→ **Problem details**: For the entries that follow, state how many lines include the word "hipLaunchKernelGGL", giving the number and nothing else.
══ Data to use ══
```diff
+            else kstep(ya, yb, ks % WR, next, preX, ksX, wl, inside ? secA : secB, wsoff);
+        }
+    };
+
     init_acc(Bs);
-    auto compute = [&](int roff, int cb16, const char* Wc, auto&& hook) {
-        const int r0 = wm0 + r16 + roff;
-        const int preY = r0 * ROWBY + (swz16<ROWBY>(r0) ^ (kg << 4));
-        auto load = [&](f16x8 (&y)[4], f16x8 (&w)[4], int ks) {
-            const char* yp = Ys + (preY ^ (cb16 + ks * 64));
-            const char* wp = Wc + (preW ^ (ks * 64));
-#pragma unroll
-            for (int i = 0; i < 4; ++i) y[i] = *reinterpret_cast<const f16x8*>(yp + i * (16 * ROWBY));
-#pragma unroll
-            for (int j = 0; j < 4; ++j) w[j] = *reinterpret_cast<const f16x8*>(wp + j * (16 * ROWBW));
-        };
-        auto mma = [&](const f16x8 (&y)[4], const f16x8 (&w)[4]) {
-#pragma unroll
-            for (int i = 0; i < 4; ++i)
-#pragma unroll
-                for (int j = 0; j < 4; ++j) acc[i][j] = __builtin_amdgcn_mfma_f32_16x16x32_f16(w[j], y[i], acc[i][j], 0, 0, 0);
-        };
-        f16x8 ya[4], wa[4], yb[4], wb[4];
-        load(ya, wa, 0);
-#pragma unroll
-        for (int ks = 0; ks < KS; ks += 2) {
-            load(yb, wb, ks + 1);
-            __builtin_amdgcn_sched_barrier(0);
-            __builtin_amdgcn_s_setprio(1);
-            mma(ya, wa);
-            __builtin_amdgcn_s_setprio(0);
-            __builtin_amdgcn_sched_barrier(0);
-            hook(ks);
-            if (ks + 2 < KS) load(ya, wa, ks + 2);
-            __builtin_amdgcn_sched_barrier(0);
-            __builtin_amdgcn_s_setprio(1);
-            mma(yb, wb);
-            __builtin_amdgcn_s_setprio(0);
-            __builtin_amdgcn_sched_barrier(0);
-            hook(ks + 1);
-        }
-    };
-
-    int tap = 0, ch = 0;
-    for (int s = 0; s < NS - 1; ++s) {
-        const bool second = s >= NS1;
-        char* const Wn = Ws + ((s + 1) & 1) * WBYTES;
-        static_assert(WSLOTS % KS == 0, "the slab's stores are spread evenly over its k-steps");
-        compute(second ? tap : tap * d, ch * (BKW * 2), Ws + (s & 1) * WBYTES, [&](int ks) {
-            const int s2 = s + 2 < NS ? s + 2 : NS - 1;
-#pragma unroll
-            for (int i = 0; i < WSLOTS / KS; ++i) {
-                storeW1(Wn, ks * (WSLOTS / KS) + i);
-                issueW1(s2, ks * (WSLOTS / KS) + i);
-            }
-        });
-        if (s == NS1 - 1) {
+    loadY(ya, preYof(0));
+    for (int tt = 0; tt < 2 * k - 1; ++tt) {
+        const bool sec = tt >= k, secn = tt + 1 >= k;
+        const int tc = sec ? tt - k : tt, tcn = secn ? tt + 1 - k : tt + 1;
+        const int preC = preYof(sec ? tc : tc * d);
+        const int preN = tt == k - 1 ? preC : preYof(secn ? tcn : tcn * d);
+        const int soffA = __builtin_amdgcn_readfirstlane(tc * KST * WKB), soffB = __builtin_amdgcn_readfirstlane(tcn * KST * WKB);
+        run_tap(std::false_type{}, preC, preN, sec, soffA, secn, soffB, [] {});
+        if (tt == k - 1) {
             __syncthreads();
             RPW_TL(1)
 #pragma unroll
-            for (int ip = 0; ip < 2; ++ip) {
+            for (int ip = 0; ip < MT / 2; ++ip) {
                 float inside[2];
 #pragma unroll
                 for (int u = 0; u < 2; ++u) {
@@ -242,13 +227,15 @@
             }
             init_acc(Bs + C);
             RPW_TL(2)
-        }
-        if (++ch == NCH) { ch = 0; if (++tap == k) tap = 0; }
-        __syncthreads();
-    }
-    if constexpr (!ACC) issueY(nxt);
-    __builtin_amdgcn_sched_barrier(0);
-    compute(tap, ch * (BKW * 2), Ws + ((NS - 1) & 1) * WBYTES, [](int) {});
+            __syncthreads();
+            loadY(ya, preYof(0));
+        }
+    }
+    {
+        const int preC = preYof(k - 1);
+        const int soffA = __builtin_amdgcn_readfirstlane((k - 1) * KST * WKB);
+        run_tap(std::true_type{}, preC, preC, true, soffA, true, soffA, [&]() __attribute__((always_inline)) { if constexpr (!ACC) issueY(nxt); });
+    }
     RPW_TL(3)
     constexpr int ORPP = NT / CPRY;
     constexpr int OPASS = R1 / ORPP;
@@ -269,7 +256,7 @@
     RPW_TL_W0
 
 #pragma unroll
-    for (int i = 0; i < 4; ++i) {
+    for (int i = 0; i < MT; ++i) {
         const int m = wm0 + 16 * i + r16;
 #pragma unroll
         for (int j = 0; j < 4; ++j) {
@@ -280,7 +267,7 @@
     RPW_TL_W1(1)
     __syncthreads();
     RPW_TL(4)
-    issueW(0);
+    fillW();
     {
         const bool oact = p.out_slope != 0.f && p.out_slope != 1.f;
 #pragma unroll
@@ -311,34 +298,35 @@
   RPW_TL_FLUSH
 }
 
-template <int C, int R1, int WARPS_M, int WARPS_N, int BKW>
+template <int C, int R1, int WARPS_M, int WARPS_N>
 static int respair_wide_launch(si_ctx* ctx, const ResPairParams& p0, hipStream_t st) {
     const ResPairParams& p = p0;
+    if (!p.w1f || !p.w2f) return si_fail(ctx, SI_EINVAL, "respair_wide: C = %d needs the fragment-major weight copies", C);
     const int BMo = R1 - (p.k - 1);
-    const size_t lds = (size_t)(R1 + RPW_HALO) * C * 2 + 2 * (size_t)C * BKW * 2 + 2 * (size_t)C * 4;
+    const size_t lds = std::max((size_t)(R1 + RPW_HALO) * C * 2, (size_t)R1 * C * 4) + 2 * (size_t)C * 4;
     const bool vl = p0.lens != nullptr;
-    auto kern = vl ? (p.accumulate ? respair_wide_kernel<C, R1, WARPS_M, WARPS_N, BKW, true, true> : respair_wide_kernel<C, R1, WARPS_M, WARPS_N, BKW, false, true>)
-                   : (p.accumulate ? respair_wide_kernel<C, R1, WARPS_M, WARPS_N, BKW, true, false> : respair_wide_kernel<C, R1, WARPS_M, WARPS_N, BKW, false, false>);
+    auto kern = vl ? (p.accumulate ? respair_wide_kernel<C, R1, WARPS_M, WARPS_N, true, true> : respair_wide_kernel<C, R1, WARPS_M, WARPS_N, false, true>)
+                   : (p.accumulate ? respair_wide_kernel<C, R1, WARPS_M, WARPS_N, true, false> : respair_wide_kernel<C, R1, WARPS_M, WARPS_N, false, false>);
     if (int rc = si_ensure_dyn_lds(ctx, reinterpret_cast<const void*>(kern), lds)) return rc;
     const int total = vl ? (int)si_vl_tiles(p.lens_host, p.B, BMo) : ((p.L + BMo - 1) / BMo) * p.B;
     if (total <= 0) return SI_OK;
     ResPairParams pk = p0;
     pk.total_tiles = total;
-    const int grid = std::min(total, si_num_cus(ctx) * (WARPS_M * WARPS_N == 4 ? 2 : 1));
+    const int grid = std::min(total, si_num_cus(ctx));
     char name[48];
     snprintf(name, sizeof(name), p.accumulate ? "respair_f16_c%d_acc" : "respair_f16_c%d", C);
     double rows = (double)p.B * p.L;
     if (vl) { rows = 0; for (int b = 0; b < p.B; ++b) rows += p.lens_host[b]; }
     const double elems = rows * C;
     si_prof_begin(ctx, name, 2.0 * 2.0 * elems * C * p.k, elems * (2.0 + 2.0 + (p.accumulate ? 2.0 : 0.0)) + 2.0 * 2.0 * p.k * C * C, st);
-    hipLaunchKernelGGL(kern, dim3(grid), dim3(64 * WARPS_M * WARPS_N), lds, st, pk);
+    hipLaunchKernelGGL(kern, dim3(grid), dim3(256), lds, st, pk);
     si_prof_end(ctx, st);
     SI_HIP_CHECK(hipGetLastError());
     return SI_OK;
 }
 
 int si_launch_respair_wide(si_ctx* ctx, int C, const ResPairParams& p, hipStream_t st) {
-    if (C == 128) return respair_wide_launch<128, 256, 4, 2, 128>(ctx, p, st);
-    if (C == 256) return respair_wide_launch<256, 128, 2, 4, 64>(ctx, p, st);
+    if (C == 128) return respair_wide_launch<128, 256, 2, 2>(ctx, p, st);
+    if (C == 256) return respair_wide_launch<256, 128, 1, 4>(ctx, p, st);
     return 1;
 }
diff --git a/speech_inpainting_amd/native.py b/speech_inpainting_amd/native.py
--- a/speech_inpainting_amd/native.py
+++ b/speech_inpainting_amd/native.py
@@ -25,7 +25,7 @@
            "si_debug_capture", "si_debug_size",
            "si_hubert_forward_spans", "si_mel_frontend_spans", "si_codebook_splice_spans", "si_codebook_splice_labels_spans",
            "si_codebook_metrics_spans", "si_wave_peak", "si_gather_windows", "si_patch_compose",
-           "si_cut_clips", "si_patch_regions", "si_quiet_runs", "si_patch_rate"]
+           "si_cut_clips", "si_patch_regions", "si_quiet_runs", "si_patch_rate", "si_respair_wfrag_pack"]
 SI_MAX_SPANS = 16
 
 
@@ -317,6 +317,7 @@
     lib.si_patch_regions.argtypes = [vp, vp, i32, C.POINTER(RegionTableStruct), vp, i32, vp, vp, vp, vp]
     lib.si_quiet_runs.argtypes = [vp, vp, i32, i32, C.c_float, i32, vp, i32, vp, vp]
     lib.si_patch_rate.argtypes = [vp, vp, i32, i32, i32, C.POINTER(RateTableStruct), vp, i32, vp, C.POINTER(SincFilter), vp, vp]
+    lib.si_respair_wfrag_pack.argtypes = [vp, vp, i32, i32]
     lib.si_num_frames.argtypes = [vp, i32]
     lib.si_vocoder_samples.argtypes = [vp, i32, i32]
     lib.si_debug_capture.argtypes = [vp, C.c_char_p, vp, C.c_long]
```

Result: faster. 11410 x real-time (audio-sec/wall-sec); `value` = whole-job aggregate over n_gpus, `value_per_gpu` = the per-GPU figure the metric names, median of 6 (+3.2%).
═══
→ **Reply to the task**: 2